EXERCISE PROMPT
Copy the line with "a.tiles_y * B;" and all lines following it through the last line of the entries, exactly as written.

Stored data entries
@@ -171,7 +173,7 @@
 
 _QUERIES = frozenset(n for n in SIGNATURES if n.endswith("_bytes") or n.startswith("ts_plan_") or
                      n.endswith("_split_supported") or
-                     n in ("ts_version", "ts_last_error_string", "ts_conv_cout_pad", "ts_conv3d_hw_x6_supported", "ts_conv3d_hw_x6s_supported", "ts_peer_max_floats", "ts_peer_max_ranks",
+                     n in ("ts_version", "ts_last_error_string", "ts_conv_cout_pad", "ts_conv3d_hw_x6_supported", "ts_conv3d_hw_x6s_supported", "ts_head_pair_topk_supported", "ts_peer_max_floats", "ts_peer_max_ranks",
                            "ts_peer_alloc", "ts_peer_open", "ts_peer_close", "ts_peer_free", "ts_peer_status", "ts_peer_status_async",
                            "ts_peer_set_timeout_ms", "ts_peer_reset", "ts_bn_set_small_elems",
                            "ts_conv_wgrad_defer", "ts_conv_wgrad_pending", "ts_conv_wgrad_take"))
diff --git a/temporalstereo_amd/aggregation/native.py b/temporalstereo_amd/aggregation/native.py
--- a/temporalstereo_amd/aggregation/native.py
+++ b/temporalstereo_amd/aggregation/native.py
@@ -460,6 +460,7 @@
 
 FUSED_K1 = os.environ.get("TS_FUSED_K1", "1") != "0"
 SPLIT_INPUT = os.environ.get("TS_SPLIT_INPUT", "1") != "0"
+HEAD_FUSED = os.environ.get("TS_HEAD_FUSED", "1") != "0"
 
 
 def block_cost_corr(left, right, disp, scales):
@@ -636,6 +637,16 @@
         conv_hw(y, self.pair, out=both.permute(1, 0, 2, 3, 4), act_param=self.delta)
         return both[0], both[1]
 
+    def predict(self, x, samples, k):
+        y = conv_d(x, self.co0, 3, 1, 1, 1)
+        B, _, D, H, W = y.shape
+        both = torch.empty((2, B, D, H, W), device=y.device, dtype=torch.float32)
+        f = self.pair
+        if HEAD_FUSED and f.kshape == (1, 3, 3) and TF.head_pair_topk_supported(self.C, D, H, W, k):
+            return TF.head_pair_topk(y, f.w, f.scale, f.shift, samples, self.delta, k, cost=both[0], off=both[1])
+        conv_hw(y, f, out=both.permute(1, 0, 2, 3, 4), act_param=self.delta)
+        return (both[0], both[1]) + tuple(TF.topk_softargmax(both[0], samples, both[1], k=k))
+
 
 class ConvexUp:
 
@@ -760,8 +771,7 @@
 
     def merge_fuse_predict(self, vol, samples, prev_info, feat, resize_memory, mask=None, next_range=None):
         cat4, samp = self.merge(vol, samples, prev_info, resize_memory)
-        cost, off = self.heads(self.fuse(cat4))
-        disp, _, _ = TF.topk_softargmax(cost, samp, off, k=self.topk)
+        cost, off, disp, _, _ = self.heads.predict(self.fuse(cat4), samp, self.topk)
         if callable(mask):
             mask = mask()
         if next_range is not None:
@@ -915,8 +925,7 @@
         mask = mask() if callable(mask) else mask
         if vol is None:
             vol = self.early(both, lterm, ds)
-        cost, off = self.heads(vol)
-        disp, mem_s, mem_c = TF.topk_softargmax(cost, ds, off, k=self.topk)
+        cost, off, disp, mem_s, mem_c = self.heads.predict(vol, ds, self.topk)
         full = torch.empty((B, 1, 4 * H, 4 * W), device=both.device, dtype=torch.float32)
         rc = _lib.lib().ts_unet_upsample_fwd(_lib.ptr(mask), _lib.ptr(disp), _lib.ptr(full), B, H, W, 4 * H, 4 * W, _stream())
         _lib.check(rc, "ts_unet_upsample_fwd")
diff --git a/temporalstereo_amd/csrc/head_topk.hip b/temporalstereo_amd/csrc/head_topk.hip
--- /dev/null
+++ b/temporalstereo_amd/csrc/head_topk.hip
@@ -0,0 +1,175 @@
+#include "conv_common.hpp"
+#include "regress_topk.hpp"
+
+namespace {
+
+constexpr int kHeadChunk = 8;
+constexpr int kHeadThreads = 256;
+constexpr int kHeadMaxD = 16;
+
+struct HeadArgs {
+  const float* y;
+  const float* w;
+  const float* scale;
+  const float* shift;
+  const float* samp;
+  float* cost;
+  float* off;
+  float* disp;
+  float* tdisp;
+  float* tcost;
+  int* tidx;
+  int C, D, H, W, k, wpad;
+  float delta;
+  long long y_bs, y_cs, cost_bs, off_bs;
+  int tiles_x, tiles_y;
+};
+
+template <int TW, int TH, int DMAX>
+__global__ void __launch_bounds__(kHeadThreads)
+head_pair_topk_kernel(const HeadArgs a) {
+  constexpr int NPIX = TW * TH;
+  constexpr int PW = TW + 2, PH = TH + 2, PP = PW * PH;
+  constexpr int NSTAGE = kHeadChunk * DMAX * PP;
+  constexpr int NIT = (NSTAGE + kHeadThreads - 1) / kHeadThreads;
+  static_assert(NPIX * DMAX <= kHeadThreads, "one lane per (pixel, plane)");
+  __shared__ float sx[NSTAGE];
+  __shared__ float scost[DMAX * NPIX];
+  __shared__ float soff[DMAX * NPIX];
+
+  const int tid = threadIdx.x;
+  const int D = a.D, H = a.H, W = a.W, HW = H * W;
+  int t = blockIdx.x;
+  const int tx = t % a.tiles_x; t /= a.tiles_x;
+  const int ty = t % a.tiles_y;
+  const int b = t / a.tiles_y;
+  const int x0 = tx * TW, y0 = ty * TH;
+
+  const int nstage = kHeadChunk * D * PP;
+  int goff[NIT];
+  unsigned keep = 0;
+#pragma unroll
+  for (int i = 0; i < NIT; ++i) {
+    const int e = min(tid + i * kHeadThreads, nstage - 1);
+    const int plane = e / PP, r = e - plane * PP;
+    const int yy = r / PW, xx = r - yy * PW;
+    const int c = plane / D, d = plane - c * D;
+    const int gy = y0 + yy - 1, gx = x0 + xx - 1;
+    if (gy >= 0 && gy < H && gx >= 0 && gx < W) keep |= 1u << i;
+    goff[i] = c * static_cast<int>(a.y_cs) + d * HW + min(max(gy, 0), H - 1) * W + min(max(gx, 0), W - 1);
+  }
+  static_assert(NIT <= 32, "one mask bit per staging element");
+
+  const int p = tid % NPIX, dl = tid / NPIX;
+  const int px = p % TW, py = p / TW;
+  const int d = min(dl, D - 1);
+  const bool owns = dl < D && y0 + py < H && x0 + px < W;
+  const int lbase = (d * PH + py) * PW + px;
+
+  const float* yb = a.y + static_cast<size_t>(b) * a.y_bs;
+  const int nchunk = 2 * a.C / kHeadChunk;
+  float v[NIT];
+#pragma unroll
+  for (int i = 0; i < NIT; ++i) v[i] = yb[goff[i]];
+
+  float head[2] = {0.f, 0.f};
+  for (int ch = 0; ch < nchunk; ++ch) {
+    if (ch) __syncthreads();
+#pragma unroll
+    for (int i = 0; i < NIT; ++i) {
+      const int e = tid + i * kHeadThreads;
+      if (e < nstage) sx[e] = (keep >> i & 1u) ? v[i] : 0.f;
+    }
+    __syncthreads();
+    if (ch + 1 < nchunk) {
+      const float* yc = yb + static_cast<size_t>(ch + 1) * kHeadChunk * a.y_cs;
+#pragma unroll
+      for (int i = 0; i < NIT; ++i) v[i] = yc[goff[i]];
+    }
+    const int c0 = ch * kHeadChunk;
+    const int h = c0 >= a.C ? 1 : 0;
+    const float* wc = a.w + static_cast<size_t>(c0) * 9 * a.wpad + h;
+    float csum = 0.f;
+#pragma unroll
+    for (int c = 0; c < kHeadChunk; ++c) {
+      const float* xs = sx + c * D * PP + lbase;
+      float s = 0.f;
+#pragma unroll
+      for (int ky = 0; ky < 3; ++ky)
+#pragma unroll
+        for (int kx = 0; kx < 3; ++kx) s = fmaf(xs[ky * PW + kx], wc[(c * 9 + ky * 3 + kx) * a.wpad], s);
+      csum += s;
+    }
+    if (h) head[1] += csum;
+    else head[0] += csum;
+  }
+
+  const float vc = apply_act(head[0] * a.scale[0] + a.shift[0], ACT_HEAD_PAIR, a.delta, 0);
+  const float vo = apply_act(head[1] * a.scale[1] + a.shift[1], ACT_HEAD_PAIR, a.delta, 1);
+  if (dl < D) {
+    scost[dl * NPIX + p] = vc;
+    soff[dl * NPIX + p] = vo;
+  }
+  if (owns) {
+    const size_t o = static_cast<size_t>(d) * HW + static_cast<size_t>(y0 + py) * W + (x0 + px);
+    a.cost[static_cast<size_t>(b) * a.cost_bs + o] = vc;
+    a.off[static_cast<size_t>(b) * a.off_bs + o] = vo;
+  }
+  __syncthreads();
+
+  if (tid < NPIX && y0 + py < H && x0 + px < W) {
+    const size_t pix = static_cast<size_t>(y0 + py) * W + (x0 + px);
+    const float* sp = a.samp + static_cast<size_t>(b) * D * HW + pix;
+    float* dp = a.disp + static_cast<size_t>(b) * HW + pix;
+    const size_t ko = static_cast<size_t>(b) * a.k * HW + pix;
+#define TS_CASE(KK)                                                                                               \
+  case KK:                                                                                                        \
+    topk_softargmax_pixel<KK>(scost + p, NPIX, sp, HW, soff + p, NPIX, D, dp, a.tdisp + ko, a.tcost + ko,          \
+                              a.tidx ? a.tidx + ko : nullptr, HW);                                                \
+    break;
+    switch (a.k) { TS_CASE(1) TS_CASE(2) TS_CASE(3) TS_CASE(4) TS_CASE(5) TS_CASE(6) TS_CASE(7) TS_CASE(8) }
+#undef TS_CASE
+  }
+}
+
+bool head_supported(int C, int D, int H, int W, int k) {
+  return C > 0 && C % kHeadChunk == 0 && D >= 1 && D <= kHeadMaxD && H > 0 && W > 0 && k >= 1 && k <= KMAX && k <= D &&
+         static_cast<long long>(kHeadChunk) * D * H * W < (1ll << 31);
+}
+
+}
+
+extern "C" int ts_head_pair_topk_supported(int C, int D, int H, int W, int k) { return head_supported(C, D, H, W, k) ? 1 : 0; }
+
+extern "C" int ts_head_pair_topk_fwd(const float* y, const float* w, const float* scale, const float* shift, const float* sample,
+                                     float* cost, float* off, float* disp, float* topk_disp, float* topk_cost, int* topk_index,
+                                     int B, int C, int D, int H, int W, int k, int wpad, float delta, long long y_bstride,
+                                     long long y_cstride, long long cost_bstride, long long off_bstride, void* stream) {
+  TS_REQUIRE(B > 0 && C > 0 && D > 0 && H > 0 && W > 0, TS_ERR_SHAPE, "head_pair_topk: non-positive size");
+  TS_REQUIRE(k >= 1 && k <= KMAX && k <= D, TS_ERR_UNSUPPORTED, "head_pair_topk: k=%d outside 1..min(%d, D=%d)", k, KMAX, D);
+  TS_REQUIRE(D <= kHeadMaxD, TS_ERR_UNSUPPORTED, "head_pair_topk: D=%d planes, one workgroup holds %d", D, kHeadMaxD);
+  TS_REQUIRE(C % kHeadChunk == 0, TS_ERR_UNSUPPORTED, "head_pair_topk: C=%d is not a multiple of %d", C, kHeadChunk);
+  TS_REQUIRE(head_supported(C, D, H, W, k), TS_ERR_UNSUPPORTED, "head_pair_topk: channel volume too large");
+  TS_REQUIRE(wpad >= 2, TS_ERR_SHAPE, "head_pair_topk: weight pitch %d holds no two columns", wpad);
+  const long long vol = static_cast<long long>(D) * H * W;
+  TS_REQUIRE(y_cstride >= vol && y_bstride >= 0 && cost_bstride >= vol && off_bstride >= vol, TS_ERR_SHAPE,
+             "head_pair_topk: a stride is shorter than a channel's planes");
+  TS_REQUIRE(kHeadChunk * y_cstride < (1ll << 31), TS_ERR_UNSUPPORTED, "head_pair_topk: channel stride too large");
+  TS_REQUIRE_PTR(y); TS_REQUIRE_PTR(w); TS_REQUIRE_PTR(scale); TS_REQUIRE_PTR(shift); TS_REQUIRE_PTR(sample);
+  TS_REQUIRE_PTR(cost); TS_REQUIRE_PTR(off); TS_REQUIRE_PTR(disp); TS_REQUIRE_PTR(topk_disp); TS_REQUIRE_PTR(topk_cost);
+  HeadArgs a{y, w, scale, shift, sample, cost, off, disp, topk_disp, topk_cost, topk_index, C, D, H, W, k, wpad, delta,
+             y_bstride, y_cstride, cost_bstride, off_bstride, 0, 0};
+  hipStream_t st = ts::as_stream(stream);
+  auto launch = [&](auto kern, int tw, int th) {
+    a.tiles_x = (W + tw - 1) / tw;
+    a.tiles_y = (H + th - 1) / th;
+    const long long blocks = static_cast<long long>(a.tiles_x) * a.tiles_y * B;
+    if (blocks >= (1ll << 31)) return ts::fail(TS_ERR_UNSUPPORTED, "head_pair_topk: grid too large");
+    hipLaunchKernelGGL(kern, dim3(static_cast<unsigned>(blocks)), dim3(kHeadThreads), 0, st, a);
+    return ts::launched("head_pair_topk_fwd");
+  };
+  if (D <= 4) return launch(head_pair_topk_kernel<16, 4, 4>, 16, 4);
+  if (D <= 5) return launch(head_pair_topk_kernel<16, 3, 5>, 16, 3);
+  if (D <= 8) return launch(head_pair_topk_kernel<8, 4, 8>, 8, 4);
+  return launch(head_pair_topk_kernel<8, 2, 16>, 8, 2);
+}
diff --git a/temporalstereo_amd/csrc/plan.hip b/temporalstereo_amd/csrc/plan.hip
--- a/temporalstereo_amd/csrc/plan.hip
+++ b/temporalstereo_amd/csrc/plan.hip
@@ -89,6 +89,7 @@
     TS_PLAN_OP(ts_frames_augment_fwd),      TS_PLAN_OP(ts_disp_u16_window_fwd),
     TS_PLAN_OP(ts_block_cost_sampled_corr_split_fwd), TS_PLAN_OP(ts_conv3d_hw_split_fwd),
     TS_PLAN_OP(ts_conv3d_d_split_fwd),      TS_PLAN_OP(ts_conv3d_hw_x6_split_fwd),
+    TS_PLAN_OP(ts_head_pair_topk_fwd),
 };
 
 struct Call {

PROBLEM SOLUTION
+    const long long blocks = static_cast<long long>(a.tiles_x) * a.tiles_y * B;
+    if (blocks >= (1ll << 31)) return ts::fail(TS_ERR_UNSUPPORTED, "head_pair_topk: grid too large");
+    hipLaunchKernelGGL(kern, dim3(static_cast<unsigned>(blocks)), dim3(kHeadThreads), 0, st, a);
+    return ts::launched("head_pair_topk_fwd");
+  };
+  if (D <= 4) return launch(head_pair_topk_kernel<16, 4, 4>, 16, 4);
+  if (D <= 5) return launch(head_pair_topk_kernel<16, 3, 5>, 16, 3);
+  if (D <= 8) return launch(head_pair_topk_kernel<8, 4, 8>, 8, 4);
+  return launch(head_pair_topk_kernel<8, 2, 16>, 8, 2);
+}
diff --git a/temporalstereo_amd/csrc/plan.hip b/temporalstereo_amd/csrc/plan.hip
--- a/temporalstereo_amd/csrc/plan.hip
+++ b/temporalstereo_amd/csrc/plan.hip
@@ -89,6 +89,7 @@
     TS_PLAN_OP(ts_frames_augment_fwd),      TS_PLAN_OP(ts_disp_u16_window_fwd),
     TS_PLAN_OP(ts_block_cost_sampled_corr_split_fwd), TS_PLAN_OP(ts_conv3d_hw_split_fwd),
     TS_PLAN_OP(ts_conv3d_d_split_fwd),      TS_PLAN_OP(ts_conv3d_hw_x6_split_fwd),
+    TS_PLAN_OP(ts_head_pair_topk_fwd),
 };
 
 struct Call {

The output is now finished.